■ PROVIDED ENTRIES ■
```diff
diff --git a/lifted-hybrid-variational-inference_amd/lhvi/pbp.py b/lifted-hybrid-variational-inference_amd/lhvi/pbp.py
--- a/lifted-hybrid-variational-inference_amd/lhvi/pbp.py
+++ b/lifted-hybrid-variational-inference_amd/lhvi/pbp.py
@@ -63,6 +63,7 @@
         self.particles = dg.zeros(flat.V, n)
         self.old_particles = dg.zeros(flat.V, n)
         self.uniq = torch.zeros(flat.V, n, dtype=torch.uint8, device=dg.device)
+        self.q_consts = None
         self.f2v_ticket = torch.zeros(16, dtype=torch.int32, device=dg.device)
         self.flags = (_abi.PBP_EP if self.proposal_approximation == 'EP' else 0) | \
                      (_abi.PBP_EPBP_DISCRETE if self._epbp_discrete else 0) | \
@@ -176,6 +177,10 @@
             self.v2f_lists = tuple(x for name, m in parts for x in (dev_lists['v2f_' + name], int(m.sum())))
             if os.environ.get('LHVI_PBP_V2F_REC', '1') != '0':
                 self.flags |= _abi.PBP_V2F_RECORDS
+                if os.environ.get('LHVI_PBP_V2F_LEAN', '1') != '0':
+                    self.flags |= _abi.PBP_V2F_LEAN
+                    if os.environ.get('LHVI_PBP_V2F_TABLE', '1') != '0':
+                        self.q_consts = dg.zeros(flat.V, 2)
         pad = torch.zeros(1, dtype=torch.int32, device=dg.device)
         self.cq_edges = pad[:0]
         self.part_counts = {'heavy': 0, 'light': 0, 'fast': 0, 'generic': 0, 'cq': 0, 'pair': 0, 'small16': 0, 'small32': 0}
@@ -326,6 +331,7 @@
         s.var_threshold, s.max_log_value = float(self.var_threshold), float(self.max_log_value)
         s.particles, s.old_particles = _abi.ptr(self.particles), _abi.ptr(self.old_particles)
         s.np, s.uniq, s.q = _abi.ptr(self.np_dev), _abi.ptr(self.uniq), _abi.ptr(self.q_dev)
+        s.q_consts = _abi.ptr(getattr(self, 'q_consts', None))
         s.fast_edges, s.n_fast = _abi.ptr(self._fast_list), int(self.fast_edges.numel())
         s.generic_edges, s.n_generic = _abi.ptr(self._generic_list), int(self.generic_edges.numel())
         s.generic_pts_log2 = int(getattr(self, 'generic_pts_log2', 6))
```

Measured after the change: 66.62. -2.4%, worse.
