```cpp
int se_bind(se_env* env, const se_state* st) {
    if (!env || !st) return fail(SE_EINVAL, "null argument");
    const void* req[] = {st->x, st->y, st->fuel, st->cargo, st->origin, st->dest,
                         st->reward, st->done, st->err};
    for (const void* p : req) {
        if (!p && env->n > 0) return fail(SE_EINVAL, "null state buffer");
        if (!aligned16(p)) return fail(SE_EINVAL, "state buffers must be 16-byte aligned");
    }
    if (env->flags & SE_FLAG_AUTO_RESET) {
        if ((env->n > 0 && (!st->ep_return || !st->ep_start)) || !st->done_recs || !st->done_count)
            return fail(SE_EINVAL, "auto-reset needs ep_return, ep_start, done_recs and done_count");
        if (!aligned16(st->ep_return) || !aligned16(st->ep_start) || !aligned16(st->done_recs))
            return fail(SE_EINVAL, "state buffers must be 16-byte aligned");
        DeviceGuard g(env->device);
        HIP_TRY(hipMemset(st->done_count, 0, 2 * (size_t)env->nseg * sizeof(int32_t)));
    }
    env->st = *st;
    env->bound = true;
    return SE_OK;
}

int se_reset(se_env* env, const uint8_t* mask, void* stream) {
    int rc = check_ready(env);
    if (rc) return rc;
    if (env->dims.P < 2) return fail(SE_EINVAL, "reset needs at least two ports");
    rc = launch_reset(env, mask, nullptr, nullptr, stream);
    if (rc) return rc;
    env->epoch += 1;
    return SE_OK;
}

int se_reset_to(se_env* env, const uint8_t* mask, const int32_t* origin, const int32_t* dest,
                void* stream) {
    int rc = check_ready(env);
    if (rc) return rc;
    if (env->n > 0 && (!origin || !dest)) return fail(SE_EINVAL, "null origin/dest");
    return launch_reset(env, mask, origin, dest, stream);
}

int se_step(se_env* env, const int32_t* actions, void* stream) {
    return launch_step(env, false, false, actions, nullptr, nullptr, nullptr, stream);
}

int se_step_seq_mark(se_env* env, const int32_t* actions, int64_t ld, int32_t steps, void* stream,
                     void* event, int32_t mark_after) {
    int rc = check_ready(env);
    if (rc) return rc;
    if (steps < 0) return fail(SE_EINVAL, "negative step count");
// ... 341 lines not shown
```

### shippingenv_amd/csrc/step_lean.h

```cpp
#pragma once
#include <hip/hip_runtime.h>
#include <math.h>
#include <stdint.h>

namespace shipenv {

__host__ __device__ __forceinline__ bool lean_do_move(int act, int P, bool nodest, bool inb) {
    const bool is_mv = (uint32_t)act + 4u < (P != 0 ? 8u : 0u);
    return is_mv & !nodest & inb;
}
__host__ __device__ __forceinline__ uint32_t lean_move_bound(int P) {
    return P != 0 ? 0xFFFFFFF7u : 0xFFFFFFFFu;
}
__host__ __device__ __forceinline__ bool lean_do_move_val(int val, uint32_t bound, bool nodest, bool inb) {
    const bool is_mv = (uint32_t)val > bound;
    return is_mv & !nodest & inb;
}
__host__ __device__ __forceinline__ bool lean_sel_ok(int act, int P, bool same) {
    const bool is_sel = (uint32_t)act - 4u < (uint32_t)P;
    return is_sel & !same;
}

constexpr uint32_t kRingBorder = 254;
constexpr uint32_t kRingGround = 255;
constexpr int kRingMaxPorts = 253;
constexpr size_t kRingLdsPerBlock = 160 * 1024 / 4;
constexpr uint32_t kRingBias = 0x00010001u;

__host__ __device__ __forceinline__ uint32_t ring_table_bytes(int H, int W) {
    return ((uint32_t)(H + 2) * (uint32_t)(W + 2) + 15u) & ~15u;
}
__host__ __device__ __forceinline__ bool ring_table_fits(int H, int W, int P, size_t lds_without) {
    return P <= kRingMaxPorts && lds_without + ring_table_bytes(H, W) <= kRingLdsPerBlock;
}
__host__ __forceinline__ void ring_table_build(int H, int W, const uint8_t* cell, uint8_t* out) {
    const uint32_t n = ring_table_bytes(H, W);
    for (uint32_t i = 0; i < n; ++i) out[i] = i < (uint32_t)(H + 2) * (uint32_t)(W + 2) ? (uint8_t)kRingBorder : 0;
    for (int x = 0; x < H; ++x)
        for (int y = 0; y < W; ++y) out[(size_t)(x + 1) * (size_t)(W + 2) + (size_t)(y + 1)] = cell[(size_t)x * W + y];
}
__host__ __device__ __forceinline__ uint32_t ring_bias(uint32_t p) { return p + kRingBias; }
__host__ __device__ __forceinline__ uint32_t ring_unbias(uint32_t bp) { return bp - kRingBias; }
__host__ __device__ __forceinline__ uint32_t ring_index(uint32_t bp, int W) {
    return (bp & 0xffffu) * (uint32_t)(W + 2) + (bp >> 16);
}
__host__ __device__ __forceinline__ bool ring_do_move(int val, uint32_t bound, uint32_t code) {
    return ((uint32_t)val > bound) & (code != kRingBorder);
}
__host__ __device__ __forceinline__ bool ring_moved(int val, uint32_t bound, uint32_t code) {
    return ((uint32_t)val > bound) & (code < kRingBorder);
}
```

■ WHAT YOU NEED TO DO ■
Check every line of the records, and copy the ones that hold the word "cell".

■ ANSWER TO THIS EXERCISE ■
__host__ __forceinline__ void ring_table_build(int H, int W, const uint8_t* cell, uint8_t* out) {
        for (int y = 0; y < W; ++y) out[(size_t)(x + 1) * (size_t)(W + 2) + (size_t)(y + 1)] = cell[(size_t)x * W + y];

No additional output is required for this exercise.